The Toronto Star does it again. "Abrams makes Tosca's day with big plays" -- so sez a headline in the "Baseball Buzz" sidebar this morning. The story, written by someone who knows nothing about the Blue Jays, refers to "first-round pick Russ Abrams" and gets young Mr. Adams' name wrong a third time. It's not like the kid's name is Mientkiewicz and they transposed a vowel; this is inexcusably sloppy writing and pathetic editing. If the Star wants to hire me, I'm available. If not, I suggest they start reading Batter's Box to learn the basics about the team they're supposedly covering. By any name, "Abrams" impressed, and let's not be too hasty to pigeonhole him as a 2B.

Today it's the home opener against the Phillies, at 1:00 pm, available on The FAN 590. Cory Lidle gets the first couple of innings, with Woodward (tender hamstring), Huckaby (bruised right hand) and Wilson (10 stellar innings at 1B yesterday) unlikely to play. In what we sincerely hope is the team's worst injury of the spring, Mike Moriarty was hit in the face by a 95-mph heater, and has fractures to his cheek and orbital bone, so his remote chances of making the 25-man roster have become nil, but he should be back in the Syracuse infield in about a month.



I hope everyone enjoys our new home. Let the games begin.
There's a new Web site devoted to intelligent analysis of the Blue Jays. They're just getting started, but it looks promising. One of the authors, Jim Turner, has linked to Batter's Box as a Jays resource, and I will reciprocate the next time I update the sidebar.

Here's a link to one of their recent roundtable discussions, about a subject that some of us find irresistible and others insignificant -- the Batting Order. Is it just my impression, or do the Toronto Baseball Guys admire Prospectus the way BB pays homage to Primer?

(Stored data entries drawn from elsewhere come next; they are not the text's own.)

kmhg_index* build_device_v2(const BuildRequest& rq, const StreamPtrs& in, hipStream_t s) {
  ReleaseGroup rg(s);
  const BuildKnobs kn = read_build_knobs();
  const BuildPlan P = plan_build(rq, kn, bucket_round_of_current_device());
  if (P.err != KMHG_OK) fail(P.err, P.msg);
  auto idx = std::make_unique<kmhg_index>();
  idx->stream = s;
  HIPC(hipGetDevice(&idx->device));
  idx->build_kind = ballot_ranks() ? KMHG_BUILD_PARTITIONED_BALLOT : KMHG_BUILD_PARTITIONED;
  idx->k = rq.k;
  idx->L = rq.L;
  idx->is_part = P.is_part;
  idx->geom = P.geom;
  if (P.empty_part) {
    idx->table.reset(1);
    idx->positions.reset(1);
    return idx.release();
  }
  const int k = rq.k;
  const int64_t L = rq.L, Nw = P.Nw;
  const bool from_keys = P.from_keys, co_auto = P.co_auto, bid = P.bid, partc = P.partc;
  const uint32_t passes = P.passes, R = P.R, ntiles = P.ntiles, nb = P.geom.nb;
  const uint64_t nhist = P.nhist;
  const Geom g = P.geom;
  auto mk_digit = [&](uint32_t dv, uint32_t r) { return make_digit(dv, r, P.digit32 ? g.nb : 0u); };
  const uint64_t* d_keys = in.d_keys;
  const uint8_t* d_seq = in.d_seq;
  DBuf<uint8_t> aligned_copy;
  if (!from_keys && (reinterpret_cast<uintptr_t>(d_seq) & 15) != 0) {
    aligned_copy.reset((size_t)L);
    aligned_copy.bind(s);
    HIPC(hipMemcpyAsync(aligned_copy.p, d_seq, (size_t)L, hipMemcpyDeviceToDevice, s));
    d_seq = aligned_copy.p;
  }
  if (bid) count_bid_pack(P.bid_pack);
  auto kwords = [&](int sd) { return ((uint64_t)(Nw + PTILE) * P.key_bytes[sd] + 7) / 8; };
  DBuf<uint64_t> kA(kwords(0), s), kB(kwords(1), s);
  DBuf<uint32_t> pA(P.pos_array[0] ? Nw + PTILE : 1, s), pB(P.pos_array[1] ? Nw + PTILE : 1, s);
  auto kptr = [&](int p) -> void* {
    return p < 0 && from_keys ? const_cast<uint64_t*>(d_keys) : P.side(p) ? kB.p : kA.p;
  };
  auto pptr = [&](int p) { return P.side(p) ? pB.p : pA.p; };
  const uint32_t pad = (uint32_t)Nw;
  DBuf<uint32_t> hist(nhist, s);
  DBuf<uint32_t> start((uint64_t)nb + 1, s);
  DBuf<uint32_t> segb(P.pack8 ? (uint64_t)R * (P.nseg8 + 1) : 1, s);
  DBuf<uint16_t> dsb(P.ds_on ? ((uint64_t)Nw + PTILE + 8) / (P.ds8 ? 2 : 1) + 8 : 1, s);
  uint8_t* ds8p = P.ds8 ? reinterpret_cast<uint8_t*>(dsb.p) : nullptr;
  uint16_t* ds16p = P.ds8 ? nullptr : dsb.p;
  const Pack8 pk8{P.pack8 ? P.sh8 : 0, segb.p, P.nseg8, mk_digit(1, R)};
  const size_t off_meta = 64, off_status = 128;
  const uint32_t n_status = P.scan_tiles + 1;
  const size_t scratch_bytes = off_status + (size_t)n_status * 8;
  DBuf<uint8_t> scratch(scratch_bytes, s);
  uint8_t* sc = scratch.p;
  uint32_t* n_valid = reinterpret_cast<uint32_t*>(sc);
  BuildMeta* meta = reinterpret_cast<BuildMeta*>(sc + off_meta);
  uint64_t* status = reinterpret_cast<uint64_t*>(sc + off_status);
  idx->rec = PinnedPool::get().take();
  if (!co_auto) idx->table.reset(idx->slots());
  idx->positions.reset(P.no_pos ? 1 : Nw);
  idx->bstats.reset(nb);
  DBuf<uint32_t> hll_rows(co_auto ? (size_t)ntiles * (HLL_REGS / 4) : 1, s);
  DBuf<uint32_t> hll_regs(co_auto ? HLL_PART_WORDS : 1, s);
  PinnedRec hrec;
  if (co_auto) hrec = PinnedPool::get().take();

  DBuf<uint32_t> lo_save(passes >= 2 ? R : 1, s);
  uint64_t r_top = 1;
  for (uint32_t i = 1; i < passes; ++i) r_top *= R;
  DBuf<uint32_t> lvA(passes >= 3 ? r_top + 1 : 1, s), lvB(passes >= 4 ? r_top + 1 : 1, s);
  uint32_t div = 1;
  DiagBlock db{nullptr, nullptr, nullptr};
  DBuf<uint32_t> tcnt(partc ? ntiles : 1, s);
  if (from_keys) {
    HIPC(hipMemsetD32Async(reinterpret_cast<hipDeviceptr_t>(n_valid), (int)Nw, 1, s));
    HIPC(hipMemsetAsync(meta, 0, sizeof(BuildMeta), s));
  } else {
    if (rq.codes) {
      idx->dcodes.reset(diag_block_words(Nw));
      db = idx->diag_block_of();
    }
    LAUNCH("k_v2_hist0", s,
           launch_v2_hist0(d_seq, L, k, Nw, g, mk_digit(1, R), hist.p, ntiles, status,
                           n_status, meta, s, db.code, db.nbit,
                           bid ? static_cast<uint32_t*>(kptr(-1)) : nullptr,
                           partc ? kB.p : nullptr, partc ? pB.p : nullptr,
                           partc ? tcnt.p : nullptr));
    if (partc) {
      LAUNCH("k_scan_u32", s, launch_scan_u32(tcnt.p, ntiles, status, n_valid, s));
    } else {
      LAUNCH("k_scan_u32", s, launch_scan_u32(hist.p, nhist, status, n_valid, s));
      const DigitOut ds0{ds16p, mk_digit(R, R), ds8p};
      LAUNCH("k_v2_scatter_seq", s,
             launch_v2_scatter(bid ? ScatterIn::first_pass(kptr(-1), Nw)
                                   : ScatterIn::sequence(d_seq, L, k, Nw),
                               P.F(-1), P.F(0), kptr(0), pptr(0), pad, n_valid, g, mk_digit(1, R),
                               hist.p, ntiles, s, nullptr, P.pack8 ? &pk8 : nullptr,
                               P.ds_out(0) ? &ds0 : nullptr));
      if (P.pack8)
        LAUNCH("k_seg_bounds", s,
               launch_seg_bounds(hist.p, ntiles, R, P.nseg8, (uint32_t)(P.seg8 / PTILE), n_valid,
                                 segb.p, s));
      div = R;
    }
  }
  uint32_t* hp = hist.p;
  uint32_t C = ntiles, nst = n_status;
  uint64_t nh = nhist;
  DBuf<uint32_t> hist1;
  if (rq.n_parts >= 2 && (passes > 1 || partc)) {
    uint32_t nv = 0;
    HIPC(hipMemcpyAsync(&nv, n_valid, 4, hipMemcpyDeviceToHost, s));
    HIPC(hipStreamSynchronize(s));
    C = std::max<uint32_t>(1u, (uint32_t)(((uint64_t)nv + PTILE - 1) / PTILE));
    nh = (uint64_t)R * C;
    nst = tiles_for(nh) + 1;
    hist1.reset(nh);
    hist1.bind(s);
    hp = hist1.p;
    if (!partc)
      HIPC(hipMemcpy2DAsync(lo_save.p, 4, hist.p, (size_t)ntiles * 4, 4, R,
                            hipMemcpyDeviceToDevice, s));
  }
  if (partc)
    LAUNCH("k_part_dense", s, launch_part_dense(kB.p, pB.p, tcnt.p, ntiles, n_valid, kptr(-1),
                                                pptr(-1), P.F(-1), s));
  uint32_t* save1 = hp == hist.p || partc ? lo_save.p : nullptr;
  auto level_of = [&](uint32_t p, uint32_t spread) {
    uint64_t dv = 1;
    for (uint32_t i = 0; i < p; ++i) dv *= R;
    const bool last = p + 1 == passes;
    const uint32_t* lin = p == 1 ? lo_save.p : ((p - 1) % 2 ? lvA.p : lvB.p);
    uint32_t* lout = last ? start.p : (p % 2 ? lvA.p : lvB.p);
    return BoundsFuse{lin, lout, mk_digit((uint32_t)dv, R), (uint32_t)dv, spread,
                      last ? g.nb : (uint32_t)(dv * R)};
  };
  auto launch_level = [&](uint32_t p, const BoundsFuse& f) {
    LAUNCH("k_v2_bounds", s,
           launch_v2_bounds_lo(P.F((int)p - 1), kptr((int)p - 1), n_valid, g, f.Dlast, f.div, hp, C,
                               f.lo_start, f.spread, f.start, f.nlim, s, pk8.sh));
  };
  for (uint32_t p = P.first_pass; p < passes; ++p) {
    const Digit Dp = mk_digit(div, R);
    const bool keys0 = from_keys && p == 0;
    const bool last = p + 1 == passes;
    const bool hll = co_auto && p == 0;
    const int pi = (int)p - 1;
    if (keys0)
      LAUNCH("k_v2_hist", s,
             launch_v2_hist_keys0(d_keys, n_valid, g, Dp, hp, C, status, nst, s,
                                  hll ? hll_rows.p : nullptr, hll ? hll_regs.p : nullptr,
                                  rq.skip_empty));
    else
      LAUNCH("k_v2_hist", s,
             launch_v2_hist(!P.ds_out(pi) ? P.F(pi)
                            : P.ds8       ? StreamFmt::Digits8
                                          : StreamFmt::Digits16,
                            P.ds_out(pi) ? dsb.p : kptr(pi), n_valid, g, Dp, hp, C, status, nst, s,
                            p == 1 ? save1 : nullptr, pk8.sh));
    LAUNCH("k_scan_u32", s, launch_scan_u32(hp, nh, status, n_valid, s));
    if (hll) {
      LAUNCH("k_v2_hll", s, launch_v2_hll(hll_rows.p, ntiles, hll_regs.p,
                                          &hrec.meta->distinct_est, n_valid,
                                          &hrec.meta->n_positions, s));
      HIPC(hipEventRecord(hrec.ev, s));
    }
    const BoundsFuse lv = level_of(p, 1u);
    const DigitOut dsn{ds16p, mk_digit(div * R, R), ds8p};
    LAUNCH("k_v2_scatter", s,
           launch_v2_scatter(keys0 ? ScatterIn::first_pass(d_keys, Nw, rq.skip_empty)
                                   : ScatterIn::stream(kptr(pi), pptr(pi)),
                             P.F(pi), P.F((int)p), kptr((int)p), pptr((int)p), pad, n_valid, g, Dp,
                             hp, C, s, P.fused(p) ? &lv : nullptr, P.pack8 ? &pk8 : nullptr,
                             P.ds_out((int)p) ? &dsn : nullptr));
    if (p >= 1 && !P.fused(p) && !last) launch_level(p, lv);
    div *= R;
  }
  const int last_p = (int)passes - 1;
  Geom gb = g;
  if (co_auto) {
    HIPC(hipEventSynchronize(hrec.ev));
    idx->co_est = hrec.meta->distinct_est;
    const uint64_t n_keys_valid = hrec.meta->n_positions;
    PinnedPool::get().give(hrec, false);
    idx->co_spread = co_spread_for(idx->co_est, n_keys_valid, kn.co_spread);
    gb = Geom{nb / (uint32_t)idx->co_spread, V2_CAPW};
    idx->geom = gb;
    idx->table.reset(idx->slots());
  }
  if (passes == 1) {
    LAUNCH("k_v2_bounds", s,
           launch_v2_bounds_lo(StreamFmt::Keys, nullptr, n_valid, g, mk_digit(1, R), 1u,
                               partc ? hp : hist.p, partc ? C : ntiles, nullptr, g.nb / gb.nb,
                               start.p, g.nb, s));
  } else if (!P.fused(passes - 1)) {
    launch_level(passes - 1, level_of(passes - 1, g.nb / gb.nb));
  }
#ifdef KMHG_STAMPS
  static uint64_t* stamps = nullptr;
  if (!stamps) HIPC(hipMallocManaged(&stamps, sizeof(uint64_t) * 8 * (1u << 22)));
  HIPC(hipMemsetAsync(stamps, 0, sizeof(uint64_t) * 8 * nb, s));
  kmhg::set_stamp_buffer(stamps);
#endif
  if (kn.test_disorder && !P.no_pos)
    launch_v2_test_disorder(P.F(last_p), kptr(last_p), pptr(last_p), start.p, n_valid,
                            kn.test_disorder, s);
  uint8_t* tg = nullptr;
  uint32_t* rep = nullptr;
  if (P.want_tags) {
    try {
      idx->ptag.reset(idx->slots() + 32);
      idx->ptag.bind(s);
      tg = idx->ptag.p;
      rep = db.uniq;
      HIPC(hipMemsetAsync(rep, 0, diag_uniq_words(Nw) * 4, s));
      HIPC(hipMemsetAsync(tg + idx->slots() - 1, 0, 33, s));
    } catch (const Error& e) {
      if (e.code != KMHG_ENOMEM) throw;
      (void)hipGetLastError();
      tg = nullptr;
      rep = nullptr;
    }
  }
  LAUNCH("k_v2_bucket_wg", s,
         launch_v2_bucket_wg(P.F(last_p), kptr(last_p), pptr(last_p), start.p, gb, idx->table.p,
                             idx->positions.p, idx->bstats.p, meta, s, n_valid, (uint32_t)Nw,
                             db.code, k, tg, rep, kn.bucket_place, bucket_place_counters()));
  idx->tags_built = tg != nullptr;
  LAUNCH("k_v2_stats", s, launch_v2_stats(idx->bstats.p, gb.nb, n_valid, meta, idx->rec.meta, s));
  idx->bstats_nb = gb.nb;
  HIPC(hipEventRecord(idx->rec.ev, s));
  rg.adopt(idx->rec.ev);
#ifdef KMHG_STAMPS
  if (const char* f = std::getenv("KMHG_STAMP_FILE")) {
    HIPC(hipStreamSynchronize(s));
    if (FILE* fp = fopen(f, "wb")) { fwrite(stamps, 8, 8 * (size_t)nb, fp); fclose(fp); }
  }
#endif
  idx->pending = true;
  idx->src = in.d_seq;
  return idx.release();
}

Jim quotes noted baseball authority Montgomery Burns in another fine piece in which he dubs Mark Hendrickson "The Slightly Smaller Unit" and says Aquilino Lopez will soon (unfortunately, IMO) be known as "A-Lo". The Toronto Baseball Guys are invited to comment here any time, and they're worth reading.
ESPN's Jayson Stark asked five GMs to assemble the best possible 25-man roster from the free agents who signed this winter. There was a $2 million limit per player, and here's the catch -- the entire team couldn't cost more than $30 million.

One of the participants (who are all anonymous, but you get the impression one or two may be from the AL East) wanted to spend less than $20 million for 24 players and sign Pudge Rodriguez, but that was against the rules.

"You know what?" said one of our GMs. "I bet you'd have a better shot at .500 doing it this way than Detroit, Kansas City, Milwaukee or Tampa Bay."